Start of EXERCISE MATERIAL

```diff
@@ -225,14 +227,14 @@
                                                              const uint8_t *__restrict__ r,
                                                              const uint8_t *__restrict__ m, long B,
                                                              u16 *__restrict__ e, u16 *__restrict__ quotE) {
-  encrypt_m_body<4, false>(g, q, h, r, m, B, e, quotE);
+  encrypt_m_body<4, false, false>(g, q, h, r, m, B, e, quotE);
 }
 
 __global__ __launch_bounds__(BLOCK_THREADS, 2) void k_encrypt_md(MGeom g, u32 q, const u16 *__restrict__ h,
                                                               const uint8_t *__restrict__ r,
                                                               const uint8_t *__restrict__ m, long B,
                                                               u16 *__restrict__ e, u16 *__restrict__ quotE) {
-  encrypt_m_body<4, true>(g, q, h, r, m, B, e, quotE);
+  encrypt_m_body<4, true, false>(g, q, h, r, m, B, e, quotE);
 }
 
 NTRU_STAMPS_READER(ntru_debug_read_stamps_enc)
```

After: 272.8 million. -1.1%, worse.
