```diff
@@ -976,6 +1020,7 @@
 #pragma unroll
             for (int o = 0; o < 2; ++o) st_planes_half(RX + (24 * o + 12 * (w >> 1)) * QSD + nq, w & 1, relu4(acc[o][0]));
         }
+#undef E1P_BLK
         STAMP(7);
         __syncthreads();
         STAMP(8);
@@ -988,7 +1033,8 @@
             SB();
             x3_units([&](auto uc_) {
                 constexpr int v_ = decltype(uc_)::value;
-                X3_LDY(ws_z + ENC2_X3_BLOCKS + 2 + 3 * v_, XU_3 + v_)
+                if constexpr (v_ < NU3) { X3_LDY(E3_BLK(v_), XU_3 + v_) }
+                else { X3_LDU(ws_x3, v_ - NU3, XU_L) }
                 if constexpr (v_ + 1 < NU2) {
 #pragma unroll
                     for (int p_ = 0; p_ < 3; ++p_) F_[(v_ + 1) & 1][p_] = PL_RD(RX, v_ + 1, p_);
@@ -1002,7 +1048,32 @@
         __syncthreads();
         STAMP(10);
 
-        {
+        if constexpr (PAIR) {
+            f32x4 acc[2] = {e3b[0], e3b[0]};
+#define E3P_SRC(st) ((st) ? ldsO + T_ROW_E * QSD : RE)
+            u32x4 F_[2][2][3];
+#pragma unroll
+            for (int st = 0; st < 2; ++st)
+#pragma unroll
+                for (int p_ = 0; p_ < 3; ++p_) F_[st][0][p_] = PL_RD(E3P_SRC(st), 0, p_);
+            SB();
+            x3_units([&](auto uc_) {
+                constexpr int v_ = decltype(uc_)::value;
+                X3_LDU(ws_x3, v_ + X3_D - NU3, XU_L)
+                if constexpr (v_ == 0) {
+#pragma unroll
+                    for (int st = 0; st < 2; ++st)
+#pragma unroll
+                        for (int p_ = 0; p_ < 3; ++p_) F_[st][1][p_] = PL_RD(E3P_SRC(st), 1, p_);
+                }
+#pragma unroll
+                for (int st = 0; st < 2; ++st) acc[st] = mfma_x3(xw[(XU_3 + v_) % X3_NR], F_[st][v_], acc[st]);
+                SB();
+            }, std::make_integer_sequence<int, NU3>{});
+#undef E3P_SRC
+#pragma unroll
+            for (int st = 0; st < 2; ++st) st_planes_half((st ? ldsO : ldsH) + 12 * w * QSD + nq, hf, relu4(acc[st]));
+        } else {
             f32x4 acc[2] = {e3b[0], e3b[1]};
             u32x4 F_[2][3];
 #pragma unroll
@@ -1020,6 +1091,7 @@
             }, std::make_integer_sequence<int, NU3>{});
             st_planes(RX + 12 * w * QSD + nq, relu4(acc[0]), relu4(acc[1]));
         }
+#undef E3_BLK
         STAMP(11);
         __syncthreads();
         STAMP(12);
```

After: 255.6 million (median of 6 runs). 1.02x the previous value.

End of EXERCISE MATERIAL

#### YOUR INSTRUCTIONS
The answer should be all lines from the entries above that hold the word "true".

#### WRITTEN SOLUTION
-  encrypt_m_body<4, true>(g, q, h, r, m, B, e, quotE);
+  encrypt_m_body<4, true, false>(g, q, h, r, m, B, e, quotE);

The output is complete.